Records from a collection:
******************************
@@ -33,7 +33,7 @@
     {"max_batch", &Knobs::max_batch, 0, KnobParse::INT},        {"friction_lb", &Knobs::friction_lb, 0, KnobParse::FRIC},
     {"bound_mask", &Knobs::bound_mask, 1, KnobParse::INT},      {"big_wg", &Knobs::big_wg, 0, KnobParse::FLAG},
     {"groups", &Knobs::groups, 0, KnobParse::INT},              {"poison", &Knobs::poison, 0, KnobParse::FLAG},
-    {"timing", &Knobs::timing, 0, KnobParse::INT},
+    {"timing", &Knobs::timing, 0, KnobParse::INT},              {"pipe_test_expire", &Knobs::pipe_test_expire, 0, KnobParse::FLAG},
 };
 inline Knobs::Knobs() { for (const KnobDef& e : KNOBS) this->*e.field = e.dflt; }
 inline const KnobDef* find_knob(const char* name) {
diff --git a/motion-planning-for-autonomous-driving-with-mpc_amd/csrc/mpc_stage_math.h b/motion-planning-for-autonomous-driving-with-mpc_amd/csrc/mpc_stage_math.h
--- a/motion-planning-for-autonomous-driving-with-mpc_amd/csrc/mpc_stage_math.h
+++ b/motion-planning-for-autonomous-driving-with-mpc_amd/csrc/mpc_stage_math.h
@@ -231,6 +231,32 @@
     if (CNT & 1) ref(CNT - 1) = src[CNT - 1];
 }
 
+#if defined(__HIP_DEVICE_COMPILE__)
+template <int CNT, class RefFn>
+__device__ __forceinline__ void ws_store_rows_imm(RefFn ref, const double* src) {
+    const WsRefD r0 = ref(0);
+    const __amdgpu_buffer_rsrc_t d = r0.P.rws;
+    const uint32_t uni = (uint32_t)mpc_uni(r0.aoff + r0.uoff);
+#pragma unroll
+    for (int g = 0; g < CNT; g += 8) {
+        uint32_t base = r0.voff + (uint32_t)mpc_uni(uni + (uint32_t)g * 512u);
+        asm volatile("" : "+v"(base));
+#pragma unroll
+        for (int i = g; i < g + 8 && i < CNT; i += 2) {
+            if (i + 1 < CNT) {
+                const mpc_v2u a = __builtin_bit_cast(mpc_v2u, src[i]), b = __builtin_bit_cast(mpc_v2u, src[i + 1]);
+                __builtin_amdgcn_raw_buffer_store_b128(mpc_v4u{a.x, a.y, b.x, b.y}, d, (int)(base + (uint32_t)(i - g) * 512u), 0, 0);
+            } else {
+                __builtin_amdgcn_raw_buffer_store_b64(__builtin_bit_cast(mpc_v2u, src[i]), d, (int)(base + (uint32_t)(i - g) * 512u), 0, 0);
+            }
+        }
+    }
+}
+#else
+template <int CNT, class RefFn>
+MPC_HD void ws_store_rows_imm(RefFn ref, const double* src) { ws_store_rows<CNT>(ref, src); }
+#endif
+
 template <int NX>
 struct Dim {
     static constexpr int NU = 2;
@@ -1815,8 +1841,8 @@
     for (int i = 0; i < D::NS; ++i) pk[i] = Ps[i];
 #pragma unroll
     for (int i = 0; i < NX; ++i) pk[D::NS + i] = pv[i];
-    ws_store_rows<D::NKK>(MPC_ROWS(MPC_UK(P.KK, D::NKK, k, e)), kk);
-    ws_store_rows<D::NPK>(MPC_ROWS(MPC_UK(P.PK, D::NPK, k, e)), pk);
+    ws_store_rows_imm<D::NKK>(MPC_ROWS(MPC_UK(P.KK, D::NKK, k, e)), kk);
+    ws_store_rows_imm<D::NPK>(MPC_ROWS(MPC_UK(P.PK, D::NPK, k, e)), pk);
 }
 
 template <int NX, int NE = NX, bool SYM = true>
@@ -1872,7 +1898,7 @@
         dz[1] = du1;
 #pragma unroll
         for (int i = 0; i < NX; ++i) dz[2 + i] = dx[i];
-        ws_store_rows<D::NZ>(MPC_ROWS(MPC_UK(P.DZ, D::NZ, k, e)), dz);
+        ws_store_rows_imm<D::NZ>(MPC_ROWS(MPC_UK(P.DZ, D::NZ, k, e)), dz);
     }
     double dn[NX];
 #pragma unroll
diff --git a/motion-planning-for-autonomous-driving-with-mpc_amd/csrc/mpcgpu.hip b/motion-planning-for-autonomous-driving-with-mpc_amd/csrc/mpcgpu.hip
--- a/motion-planning-for-autonomous-driving-with-mpc_amd/csrc/mpcgpu.hip
+++ b/motion-planning-for-autonomous-driving-with-mpc_amd/csrc/mpcgpu.hip
@@ -335,6 +335,33 @@
     else asm volatile("s_waitcnt vmcnt(0)" ::: "memory");
 }
 
+constexpr int RIC_W_LD = 0, RIC_W_CP = 2, RIC_W_QUIT = 3, RIC_WORDS = 4;
+constexpr unsigned long long RIC_SPIN_LIMIT = 5000000ull;
+enum : int { RIC_QUIT_BWD = 1, RIC_QUIT_FWD = 2, RIC_QUIT_LOADER = 3, RIC_QUIT_TEST = 4 };
+__device__ __forceinline__ int ric_peek(const int* w) { return *reinterpret_cast<const volatile int*>(w); }
+__device__ __forceinline__ void ric_publish(int* w, const int v) {
+    asm volatile("" ::: "memory");
+    if ((threadIdx.x & 63) == 0) *reinterpret_cast<volatile int*>(w) = v;
+}
+__device__ __forceinline__ bool ric_wait(const int* w, const int need, const int seen, int* quit, const int code, const bool expire_now = false) {
+    bool ok = true;
+    if (lds_uniform(seen) < need || expire_now) {
+        const unsigned long long t0 = wall_clock64();
+        for (;;) {
+            if (!expire_now && lds_uniform(ric_peek(w)) >= need) break;
+            if (lds_uniform(ric_peek(quit)) != 0) { ok = false; break; }
+            if (expire_now || wall_clock64() - t0 > RIC_SPIN_LIMIT) {
+                if ((threadIdx.x & 63) == 0) *reinterpret_cast<volatile int*>(quit) = expire_now ? (int)RIC_QUIT_TEST : code;
+                ok = false;
+                break;
+            }
+            __builtin_amdgcn_s_sleep(1);
+        }
+    }
+    asm volatile("" ::: "memory");
+    return ok;
+}
+
 __device__ __forceinline__ void ho_lists(const PRef& P, const uint32_t bb, int32_t* ho_list, uint32_t* ho_count, const uint32_t* tile_word) {
 #if defined(__HIP_DEVICE_COMPILE__)
     const int lane = threadIdx.x & 63;
@@ -355,7 +382,8 @@
 }
 
 template <int NX>
-__device__ __forceinline__ unsigned long long riccati_tile(const PRef& P, const uint32_t tile, char* smem, const bool stamp = true, const int handover_live = 0) {
+__device__ __forceinline__ unsigned long long riccati_tile(const PRef& P, const uint32_t tile, char* smem, uint32_t& gave_up, const bool stamp = true, const int handover_live = 0,
+                                                          const bool test_expire = false) {
 #if defined(__HIP_DEVICE_COMPILE__)
     using D = Dim<NX>;
     constexpr int NS = D::NS;
@@ -368,6 +396,8 @@
     static_assert(2 * BLK_CHUNKS <= 63 && RIC_DEPTH == 4 && 4 * FWD_CHUNKS <= 63 && RIC_DEPTH_F == 10, "vmcnt is a 6-bit counter");
     constexpr uint32_t RING_BYTES = (RIC_DEPTH * SLOT > RIC_DEPTH_F * FSLOT) ? RIC_DEPTH * SLOT : RIC_DEPTH_F * FSLOT;
     int* flag = reinterpret_cast<int*>(smem + RING_BYTES);
+    int* prog = flag + 1;
+    gave_up = 0u;
     const int wave = __builtin_amdgcn_readfirstlane((int)(threadIdx.x >> 6));
     const int lane = threadIdx.x & 63;
     const int b = (int)(tile * 64u) + lane;
@@ -379,6 +409,8 @@
     if (__popcll(act_mask) * 64 < handover_live * min(64, P.B - (int)(tile * 64u)) + 64) return 0ull;
 #define RIC_STAMP(i) do { if (P.DBG && threadIdx.x == 0 && stamp) P.DBG[blockIdx.x * 16 + (i)] = __builtin_amdgcn_s_memtime(); } while (0)
     RIC_STAMP(0);
+    if (threadIdx.x < (unsigned)RIC_WORDS) prog[threadIdx.x] = 0;
+    lds_barrier();
     const __amdgpu_buffer_rsrc_t rsrc = P.rws;
     const uint32_t tile_off = tile * P.tile_elems * 8u;
     const uint32_t blk_base = (uint32_t)(uintptr_t)P.BLK - (uint32_t)(uintptr_t)P.WS + tile_off;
******************************
Go through the records above and copy every line with the word "char".

WRITTEN SOLUTION »
 inline const KnobDef* find_knob(const char* name) {
-__device__ __forceinline__ unsigned long long riccati_tile(const PRef& P, const uint32_t tile, char* smem, const bool stamp = true, const int handover_live = 0) {
+__device__ __forceinline__ unsigned long long riccati_tile(const PRef& P, const uint32_t tile, char* smem, uint32_t& gave_up, const bool stamp = true, const int handover_live = 0,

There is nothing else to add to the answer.